Arnold Krewanty

Personal information
- Born: Port Moresby, Papua New Guinea

Playing information
- Position: Wing
Club
| Years | Team | Pld | T | G | FG | P |
| 1989 | Newcastle Knights | 2 | 0 | 0 | 0 | 0 |
Representative
| Years | Team | Pld | T | G | FG | P |
| 1987–91 | Papua New Guinea | 10 | 1 | 0 | 0 | 4 |
| 1988 | Rest of the World | 1 | 0 | 0 | 0 | 0 |
- Source:
- Relatives: Alex Krewanty (brother)

= Arnold Krewanty =

PNG international rugby league footballer

Arnold Krewanty is a Papua New Guinean former professional rugby league footballer. He played for the Newcastle Knights in 1989. He played for Papua New Guinea from 1987 to 1988 and 1990 to 1991.

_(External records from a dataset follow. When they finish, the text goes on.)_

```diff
@@ -77,6 +142,35 @@
   SRC(coocc_fuser_prepare_rows(d->cat4, 1, 4 * C, d->pts, d->pts_rows, d->pts_stride, d->cat4, w.flags, w.flags + V, 1, C, V, stream));
   SRC(coocc_compact_flags(w.flags, V, lin_img, d->counts, w.cws, (size_t)(V / 1024 + 2) * 4, stream));
   SRC(coocc_compact_flags(w.flags + V, V, lin_pts, d->counts + 1, w.cws + (V / 1024 + 2), (size_t)(V / 1024 + 2) * 4, stream));
+  if (oneshot_setting() && d->fps_num >= K && coocc_fps_voxels_pair_ok(V, d->X, d->Y, d->Z)) {
+    const bool read = !((sdiag & 4) && d->counts_host[0] > 0);
+    volatile int32_t* pin = read ? pinned_counts() : nullptr;
+    if (read && !pin) return coocc_set_error(COOCC_ENOMEM, "fuser_search: no pinned host memory for the voxel counts");
+    hipEvent_t got = nullptr;
+    if (read) {
+      static const bool fence = [] { const char* e = getenv("COOCC_SEARCH_COUNT_FENCE"); return e && e[0] == '1'; }();
+      pin[0] = pin[1] = -1;
+      COOCC_HIP(hipMemcpyAsync((void*)pin, d->counts, 8, hipMemcpyDeviceToHost, s0));
+      COOCC_HIP(hipEventCreateWithFlags(&got, hipEventBlockingSync | hipEventDisableTiming | (fence ? 0u : hipEventDisableSystemFence)));
+      if (hipEventRecord(got, s0) != hipSuccess) {
+        (void)hipEventDestroy(got);
+        return coocc_set_error(COOCC_EHIP, "fuser_search: recording the count event failed");
+      }
+    }
+    const int rc = search_enqueue_dev(d, w, V, stream, sdiag);
+    if (read) {
+      const hipError_t e2 = hipEventSynchronize(got);
+      (void)hipEventDestroy(got);
+      if (e2 != hipSuccess) return coocc_set_error(COOCC_EHIP, "fuser_search: waiting for the voxel counts failed: %s", hipGetErrorString(e2));
+      if (pin[0] < 0 || pin[1] < 0) {
+        COOCC_HIP(hipStreamSynchronize(s0));
+        if (pin[0] < 0 || pin[1] < 0) return coocc_set_error(COOCC_EHIP, "fuser_search: the voxel counts did not reach the host");
+      }
+      d->counts_host[0] = pin[0]; d->counts_host[1] = pin[1];
+    }
+    if (rc != COOCC_OK) return rc;
+    return (d->counts_host[0] <= d->fps_num || d->counts_host[1] <= d->fps_num) ? COOCC_SEARCH_SMALL : COOCC_OK;
+  }
   if (!((sdiag & 4) && d->counts_host[0] > 0)) COOCC_HIP(hipMemcpyAsync(d->counts_host, d->counts, 8, hipMemcpyDeviceToHost, s0));
   if (!((sdiag & 4) && d->counts_host[0] > 0)) {
     static const bool fence = [] { const char* e = getenv("COOCC_SEARCH_COUNT_FENCE"); return e && e[0] == '1'; }();
@@ -137,7 +231,8 @@
                        const float* xyz_k, const int32_t* map_k, int32_t* near) -> int {
     if (sdiag & 2) return COOCC_OK;
     if (!paired) SRC(coocc_fps_voxels(lin_q, Q, d->X, d->Y, d->Z, d->fps_num, w.rep[dd], w.fps[dd], w.fps_bytes, st));
-    hipLaunchKernelGGL(k_gather_xyz, dim3(cdiv(d->fps_num, 256)), dim3(256), 0, as_stream(st), xyz_q, w.rep[dd], d->fps_num, w.rep_xyz[dd]);
+    hipLaunchKernelGGL(k_gather_xyz, dim3(cdiv(d->fps_num, 256)), dim3(256), 0, as_stream(st), xyz_q, w.rep[dd], d->fps_num, w.rep_xyz[dd],
+                       (const int32_t*)nullptr, 0);
     COOCC_LAUNCH_CHECK("k_gather_xyz");
     SRC(coocc_knn_topk_voxels(d->fps_num, Nk, K, d->X, d->Y, d->Z, w.rep[dd], lin_q, map_k, d->offsets, d->noff, w.rep_xyz[dd], xyz_k,
                               w.val[dd], w.nn[dd], st));
diff --git a/include/coocc_hip.h b/include/coocc_hip.h
--- a/include/coocc_hip.h
+++ b/include/coocc_hip.h
@@ -82,6 +82,25 @@
 } coocc_search_desc;
 size_t coocc_fuser_search_ws(const coocc_search_desc* d);
 int coocc_fuser_search(coocc_search_desc* d, void* stream, void* side_stream);
+int coocc_fuser_search_oneshot(int on);
+
+int coocc_lin_to_coords_dev(const int32_t* lin, int n_cap, const int32_t* cnt, int which, int small_m, int X, int Y, int Z,
+                            float* xyz, void* stream);
+int coocc_fps_voxels_pair_ok(int n, int X, int Y, int Z);
+int coocc_fps_voxels_pair_dev(const int32_t* lin0, int which0, int32_t* idx0, void* ws0, const int32_t* lin1, int which1,
+                              int32_t* idx1, void* ws1, size_t ws_bytes_each, int n_cap, const int32_t* cnt, int small_m,
+                              int X, int Y, int Z, int m, void* stream);
+int coocc_knn_topk_voxels_dev(int nq, int K, int X, int Y, int Z, const int32_t* rep_ord, const int32_t* lin_q,
+                              const int32_t* map_k, const uint32_t* offsets, int noff, const float* q, const float* key,
+                              float* val, int32_t* idx, const int32_t* cnt, int which, int small_m, void* stream);
+int coocc_ball_query_voxels_dev(int m, float min_radius, float max_radius, int nsample, int X, int Y, int Z,
+                                const int32_t* centre_ord, const int32_t* lin_q, const int32_t* map_q, int32_t* idx,
+                                const int32_t* cnt, int small_m, void* stream);
+int coocc_knn_assign_dev(int nc, int K, int ns, int nq_cap, float dist_thresh, const float* val, const int32_t* nn,
+                         const int32_t* group, int32_t* winner, int32_t* out, const int32_t* cnt, int which, int small_m,
+                         void* stream);
+int coocc_index_rows_i32_dev(const int32_t* base, int which_base, const int32_t* sel, int k, int which_n, int n_cap,
+                             int32_t* rows, const int32_t* cnt, int small_m, void* stream);
 
 int coocc_voxel_index_map(const int32_t* lin, int n, int nvox, int32_t* map, void* stream);
 int coocc_voxel_index_map_dev(const int32_t* lin, int n_cap, const int32_t* n_dev, int nvox, int32_t* map, void* stream);
```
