// ... 406 lines not shown
  if constexpr (RING) {
    iobase = quad_base(0);
#pragma unroll
    for (int s = 0; s < PW_RING_S - 1; ++s) issue_step();
  }

  for (int g = 0; g < G; ++g) {
    const long long f = ((long long)blockIdx.x * G + g) * PW_NT + tid;
    const bool ok = f < NQ;
    const int n = ok ? (int)(f / LQ) : 0;
    const int l = ok ? (int)(f - (long long)n * LQ) * 4 : 0;
    const float pf = path_factor(op, seed, n) * alpha_factor(op, seed, n);
    float2 acc[CI_T / 2][4];
#pragma unroll
    for (int c = 0; c < CI_T / 2; ++c)
#pragma unroll
      for (int q = 0; q < 4; ++q) acc[c][q] = make_float2(0.f, 0.f);
    const size_t obase = ((size_t)n * op.out.Ct + op.out.c0) * (size_t)L + l;
    for (int co0 = 0; co0 < Cout4; co0 += PW_BD_CG) {
      float4 dx[PW_BD_CG], du[PW_BD_CG], xo[PW_BD_CG];
      if constexpr (RING) {
        issue_step();
        cp_async_wait<PW_RING_S - 1>();
        const uint32_t src0 = ring + cstage * PW_RING_STAGE_B;
        cstage = cstage + 1 == PW_RING_S ? 0 : cstage + 1;
#pragma unroll
        for (int j = 0; j < PW_BD_CG; ++j) {
          const uint32_t src = src0 + j * (3 * PW_NT * 16);
          dx[j] = op.out_dxd ? lds4(src) : make_float4(0.f, 0.f, 0.f, 0.f);
          du[j] = has_bn ? lds4(src + PW_NT * 16) : make_float4(0.f, 0.f, 0.f, 0.f);
          xo[j] = need_x ? lds4(src + 2 * PW_NT * 16) : make_float4(0.f, 0.f, 0.f, 0.f);
        }
      } else {
#pragma unroll
        for (int j = 0; j < PW_BD_CG; ++j) {
          const int co = min(co0 + j, Cout - 1);
          const size_t off = obase + (size_t)co * L;
          dx[j] = op.out_dxd ? ldg4(op.out_dxd + off) : make_float4(0.f, 0.f, 0.f, 0.f);
          du[j] = has_bn ? ldg4(op.out.g + off) : make_float4(0.f, 0.f, 0.f, 0.f);
          xo[j] = need_x ? ldg4(op.out.x + off) : make_float4(0.f, 0.f, 0.f, 0.f);
        }
      }
#pragma unroll
      for (int j = 0; j < PW_BD_CG; ++j) {
        const int co = co0 + j;
        const PwOut o = oc_s[co];
        float4 gv;
        gv.x = dx[j].x + fmaf(o.A, du[j].x, fmaf(o.Bx, xo[j].x, o.Cc));
        gv.y = dx[j].y + fmaf(o.A, du[j].y, fmaf(o.Bx, xo[j].y, o.Cc));
        gv.z = dx[j].z + fmaf(o.A, du[j].z, fmaf(o.Bx, xo[j].z, o.Cc));
        gv.w = dx[j].w + fmaf(o.A, du[j].w, fmaf(o.Bx, xo[j].w, o.Cc));
        if (op.out_act == SEIST_OUT_SIGMOID) {
          gv.x *= xo[j].x * (1.f - xo[j].x);
          gv.y *= xo[j].y * (1.f - xo[j].y);
          gv.z *= xo[j].z * (1.f - xo[j].z);
          gv.w *= xo[j].w * (1.f - xo[j].w);
        }
        gv.x *= pf;
        gv.y *= pf;
        gv.z *= pf;
        gv.w *= pf;
        if (F_ELEM) {
          const float4 kp = pw_keep4(op.p_elem, seed, op.seed_elem, ((uint64_t)n * Cout + min(co, Cout - 1)) * (uint64_t)L + l);
          gv.x *= kp.x;
          gv.y *= kp.y;
          gv.z *= kp.z;
          gv.w *= kp.w;
        }
        const float2* wr = reinterpret_cast<const float2*>(w_s + co * CI_T);
        const float2 gx = dup2(gv.x), gy = dup2(gv.y), gz = dup2(gv.z), gw = dup2(gv.w);
#pragma unroll
        for (int cp = 0; cp < CI_T / 2; ++cp) {
          const float2 w = wr[cp];
          acc[cp][0] = fma2(w, gx, acc[cp][0]);
          acc[cp][1] = fma2(w, gy, acc[cp][1]);
          acc[cp][2] = fma2(w, gz, acc[cp][2]);
          acc[cp][3] = fma2(w, gw, acc[cp][3]);
        }
      }
    }
    if (!ok) continue;
    if constexpr (F_POOL) {
#pragma unroll
      for (int col = 0; col < CI_T; ++col) {
        const PwChan& c = ch_s[col];
        if (c.g == nullptr) continue;
        const float2(&ap)[4] = acc[col >> 1];
        float4 gg = (col & 1) ? make_float4(ap[0].y, ap[1].y, ap[2].y, ap[3].y) : make_float4(ap[0].x, ap[1].x, ap[2].x, ap[3].x);
        {
          const long long soff = (long long)n * c.nstride + (long long)l * op.pool;
          float s1 = 0.f, s2 = 0.f;
          if (op.pool == 2) pool_route<2>(c, soff, gg, s1, s2);
          else if (op.pool == 4) pool_route<4>(c, soff, gg, s1, s2);
          else pool_route<8>(c, soff, gg, s1, s2);
          if (c.bn >= 0) {
            my_st[(2 * col) * 32] += s1;
            my_st[(2 * col + 1) * 32] += s2;
          }
        }
      }
    } else {
#pragma unroll
    for (int cb = 0; cb < CI_T; cb += PW_BD_EB) {
      float4 xv[PW_BD_EB], ov[PW_BD_EB];
#pragma unroll
      for (int u = 0; u < PW_BD_EB; ++u) {
        const PwChan& c = ch_s[cb + u];
        const long long off = (long long)n * c.nstride + l;
        const bool live = c.g != nullptr;
        const bool want_x = live && ((F_GELU && c.act == SEIST_ACT_GELU) || c.bn >= 0);
        xv[u] = want_x ? ldg4(c.x + off) : make_float4(0.f, 0.f, 0.f, 0.f);
        ov[u] = (live && c.accum) ? ld4(c.g + off) : make_float4(0.f, 0.f, 0.f, 0.f);
      }
#pragma unroll
      for (int u = 0; u < PW_BD_EB; ++u) {
        const int col = cb + u;
        const PwChan& c = ch_s[col];
        if (c.g == nullptr) continue;
        const float2(&ap)[4] = acc[col >> 1];
        float4 gg = (col & 1) ? make_float4(ap[0].y, ap[1].y, ap[2].y, ap[3].y) : make_float4(ap[0].x, ap[1].x, ap[2].x, ap[3].x);
        const float4 x = xv[u];
        if (F_GELU && c.act == SEIST_ACT_GELU) {
          const float4 d = pw_gelu_grad4(make_float4(fmaf(c.sc, x.x, c.sh), fmaf(c.sc, x.y, c.sh), fmaf(c.sc, x.z, c.sh),
                                                     fmaf(c.sc, x.w, c.sh)));
          gg.x *= d.x;
          gg.y *= d.y;
          gg.z *= d.z;
          gg.w *= d.w;
        }
        if (c.bn >= 0) {
          my_st[(2 * col) * 32] += (gg.x + gg.y) + (gg.z + gg.w);
          my_st[(2 * col + 1) * 32] += fmaf(gg.x, (x.x - c.mu) * c.istd, gg.y * ((x.y - c.mu) * c.istd)) +
                                       fmaf(gg.z, (x.z - c.mu) * c.istd, gg.w * ((x.w - c.mu) * c.istd));
        }
        gg.x += ov[u].x;
        gg.y += ov[u].y;
        gg.z += ov[u].z;
        gg.w += ov[u].w;
        st4(c.g + (long long)n * c.nstride + l, gg);
      }
    }
    }
  }
  float st[2 * CI_T];
#pragma unroll
  for (int i = 0; i < 2 * CI_T; ++i) st[i] = my_st[i * 32];
  cta_reduce_atomic<2 * CI_T>(st, red_s, [&](int i, float s) {
    const PwChan& c = ch_s[i >> 1];
    if (c.g != nullptr && c.bn >= 0) {
      const SeistBN& e = op.bn_table[c.bn];
      atomicAdd(&e.gstat_acc[(i & 1) * e.C + c.bnc], (double)s);
    }
  });
}

__global__ void __launch_bounds__(PW_NT) res_bwd4_kernel(const __grid_constant__ SeistOp op, const int G) {
  __shared__ float red_s[4 * 4];
  const int tid = threadIdx.x;
  const int co = blockIdx.y;
  const int L = op.L_out, LQ = L >> 2;
  const long long NQ = (long long)op.N * LQ;
  const uint64_t seed = load_seed(op.step_seed);
  const OutGradCoef kc = out_grad_coef(op, co);
  const bool has_bn = (op.out.bn >= 0 && op.out.g != nullptr);
  const bool need_x = has_bn || op.out_act == SEIST_OUT_SIGMOID;
  const SeistView& va = op.res_a;
  const SeistView& vb = op.res_b;
  const bool wa = va.C > 0 && va.g != nullptr, wb = vb.C > 0 && vb.g != nullptr;
  float amu = 0.f, aistd = 0.f, bmu = 0.f, bistd = 0.f;
  if (wa && va.bn >= 0) view_khat(op, va, co, amu, aistd);
  if (wb && vb.bn >= 0) view_khat(op, vb, co, bmu, bistd);
  float st[4] = {0.f, 0.f, 0.f, 0.f};
  for (int g = 0; g < G; ++g) {
    const long long f = ((long long)blockIdx.x * G + g) * PW_NT + tid;
    if (f >= NQ) break;
    const int n = (int)(f / LQ);
    const int l = (int)(f - (long long)n * LQ) * 4;
    const size_t off = ((size_t)n * op.out.Ct + op.out.c0 + co) * (size_t)L + l;
    float4 gv = op.out_dxd ? ldg4(op.out_dxd + off) : make_float4(0.f, 0.f, 0.f, 0.f);
    if (need_x) {
      const float4 x = ldg4(op.out.x + off);
      if (has_bn) {
        const float4 du = ldg4(op.out.g + off);
        gv.x += fmaf(kc.A, du.x, fmaf(kc.Bx, x.x, kc.Cc));
        gv.y += fmaf(kc.A, du.y, fmaf(kc.Bx, x.y, kc.Cc));
        gv.z += fmaf(kc.A, du.z, fmaf(kc.Bx, x.z, kc.Cc));
        gv.w += fmaf(kc.A, du.w, fmaf(kc.Bx, x.w, kc.Cc));
      }
      if (op.out_act == SEIST_OUT_SIGMOID) {
        gv.x *= x.x * (1.f - x.x);
        gv.y *= x.y * (1.f - x.y);
        gv.z *= x.z * (1.f - x.z);
        gv.w *= x.w * (1.f - x.w);
      }
    }
#pragma unroll
    for (int which = 0; which < 2; ++which) {
      const SeistView& v = which == 0 ? va : vb;
      if (!(which == 0 ? wa : wb)) continue;
      float4 gg = gv;
      if (which == 0) {
        const float af = alpha_factor(op, seed, n);
        gg.x *= af;
        gg.y *= af;
        gg.z *= af;
        gg.w *= af;
      }
      const size_t voff = ((size_t)n * v.Ct + v.c0 + co) * (size_t)L + l;
      if (v.bn >= 0) {
        const float4 x = ldg4(v.x + voff);
        const float mu = which == 0 ? amu : bmu, is = which == 0 ? aistd : bistd;
        st[2 * which] += (gg.x + gg.y) + (gg.z + gg.w);
        st[2 * which + 1] += fmaf(gg.x, (x.x - mu) * is, gg.y * ((x.y - mu) * is)) +
                             fmaf(gg.z, (x.z - mu) * is, gg.w * ((x.w - mu) * is));
      }
      float* gp = v.g + voff;
      if (v.accum) {
        const float4 old = ld4(gp);
        gg.x += old.x;
        gg.y += old.y;
        gg.z += old.z;
        gg.w += old.w;
      }
      st4(gp, gg);
    }
  }
  cta_reduce_atomic<4>(st, red_s, [&](int i, float s) {
    const SeistView& v = (i >> 1) == 0 ? va : vb;
    const bool w = (i >> 1) == 0 ? wa : wb;
    if (w && v.bn >= 0) {
      const SeistBN& e = op.bn_table[v.bn];
      atomicAdd(&e.gstat_acc[(i & 1) * e.C + v.bn_c0 + co], (double)s);
    }
  });
}

static bool pw_pooled_ok(const SeistOp& op) {
  if (op.pool != 2 && op.pool != 4 && op.pool != 8) return false;
  if (op.n_in != 1 || op.in[0].act != SEIST_ACT_NONE || op.in[0].L != op.L_out * op.pool) return false;
  return op.p_elem <= 0.f && op.res_a.C == 0 && op.res_b.C == 0;
}
bool pw_eligible(const SeistOp& op) {
  if (op.k != 1 || op.stride != 1 || op.groups != 1 || op.up_src_L > 0) return false;
  if (op.L_out & 3) return false;
  if (op.pool > 1) return pw_pooled_ok(op);
  return true;
}

static int pick_G(long long nq, int tiles_y, int sm_count) {
  long long ctas = (nq + PW_NT - 1) / PW_NT;
  int G = 1;
  while (G < 8 && (ctas / (2 * G)) * tiles_y >= 4LL * sm_count) G *= 2;
  return G;
}

template <typename K>
static int pw_set_smem(K kernel, size_t bytes) {
  if (bytes > 48 * 1024) {
    cudaError_t e = cudaFuncSetAttribute(kernel, cudaFuncAttributeMaxDynamicSharedMemorySize, (int)bytes);
    if (e != cudaSuccess) return (int)e;
  }
  return 0;
}

static bool any_gelu(const SeistOp& op) {
  for (int i = 0; i < op.n_in; ++i)
    if (op.in[i].act == SEIST_ACT_GELU) return true;
  return false;
}

template <int COT, bool E, bool R, bool Gf, bool P = false>
static int pw_fwd_go(const SeistOp& op, cudaStream_t s, dim3 grid, size_t smem, int G) {
  int rc = pw_set_smem(pw_fwd_kernel<COT, E, R, Gf, P>, smem);
  if (!rc) pw_fwd_kernel<COT, E, R, Gf, P><<<grid, PW_NT, smem, s>>>(op, G);
  return rc;
}
template <int COT>
static int pw_fwd_sel(const SeistOp& op, cudaStream_t s, dim3 grid, size_t smem, int G) {
  if (op.pool > 1) return pw_fwd_go<COT, false, false, false, true>(op, s, grid, smem, G);
  const int sel = (op.p_elem > 0.f ? 4 : 0) | ((op.res_a.C > 0 || op.res_b.C > 0) ? 2 : 0) | (any_gelu(op) ? 1 : 0);
  switch (sel) {
    case 0: return pw_fwd_go<COT, false, false, false>(op, s, grid, smem, G);
    case 1: return pw_fwd_go<COT, false, false, true>(op, s, grid, smem, G);
    case 2: return pw_fwd_go<COT, false, true, false>(op, s, grid, smem, G);
    case 3: return pw_fwd_go<COT, false, true, true>(op, s, grid, smem, G);
    case 4: return pw_fwd_go<COT, true, false, false>(op, s, grid, smem, G);
    case 5: return pw_fwd_go<COT, true, false, true>(op, s, grid, smem, G);
    case 6: return pw_fwd_go<COT, true, true, false>(op, s, grid, smem, G);
    default: return pw_fwd_go<COT, true, true, true>(op, s, grid, smem, G);
  }
}

int launch_pw_fwd(const SeistOp& op, cudaStream_t s, int sm_count) {
  const int cot = op.Cout > 8 ? 16 : 8;
  const int Cin8 = (op.Cin + 7) & ~7;
  const size_t smem = sizeof(PwChan) * Cin8 + sizeof(float) * ((size_t)Cin8 * cot + 5 * cot + 4 * 2 * cot + 4 * 2 * cot * 32);
  const long long nq = (long long)op.N * (op.L_out >> 2);
  const int ty = (op.Cout + cot - 1) / cot;
  const int G = pick_G(nq, ty, sm_count);
  dim3 grid((unsigned)((nq + (long long)PW_NT * G - 1) / ((long long)PW_NT * G)), ty);
  const int rc = cot == 16 ? pw_fwd_sel<16>(op, s, grid, smem, G) : pw_fwd_sel<8>(op, s, grid, smem, G);
  if (rc) return rc;
  note_launch();
  return check_launch("pw_fwd");
}

template <int CIT, bool E, bool Gf, bool P = false>
static int pw_bwdd_go(const SeistOp& op, cudaStream_t s, dim3 grid, size_t smem, int G) {
  if (!P) smem += (size_t)PW_RING_S * PW_RING_STAGE_B;
  int rc = pw_set_smem(pw_bwd_data_kernel<CIT, E, Gf, P>, smem);
  if (!rc) pw_bwd_data_kernel<CIT, E, Gf, P><<<grid, PW_NT, smem, s>>>(op, G);
  return rc;
}
template <int CIT>
static int pw_bwdd_sel(const SeistOp& op, cudaStream_t s, dim3 grid, size_t smem, int G) {
  if (op.pool > 1) return pw_bwdd_go<CIT, false, false, true>(op, s, grid, smem, G);
  const int sel = (op.p_elem > 0.f ? 2 : 0) | (any_gelu(op) ? 1 : 0);
  switch (sel) {
    case 0: return pw_bwdd_go<CIT, false, false>(op, s, grid, smem, G);
    case 1: return pw_bwdd_go<CIT, false, true>(op, s, grid, smem, G);
    case 2: return pw_bwdd_go<CIT, true, false>(op, s, grid, smem, G);
    default: return pw_bwdd_go<CIT, true, true>(op, s, grid, smem, G);
  }
}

He moved to Wagga Wagga, in New South Wales, Australia to start a job at the RAAF base. Whilst based here he played for the Wagga Brothers club.

While playing for Port Moresby in 1988 he represented Papua New Guinea in a Test match against the touring Great Britain Lions.

Krewanty became the Chairman of Selectors of the PNG team, and is the team manager of the PNG Hunters in the Queensland Cup.

He is the brother of fellow International, Alex Krewanty.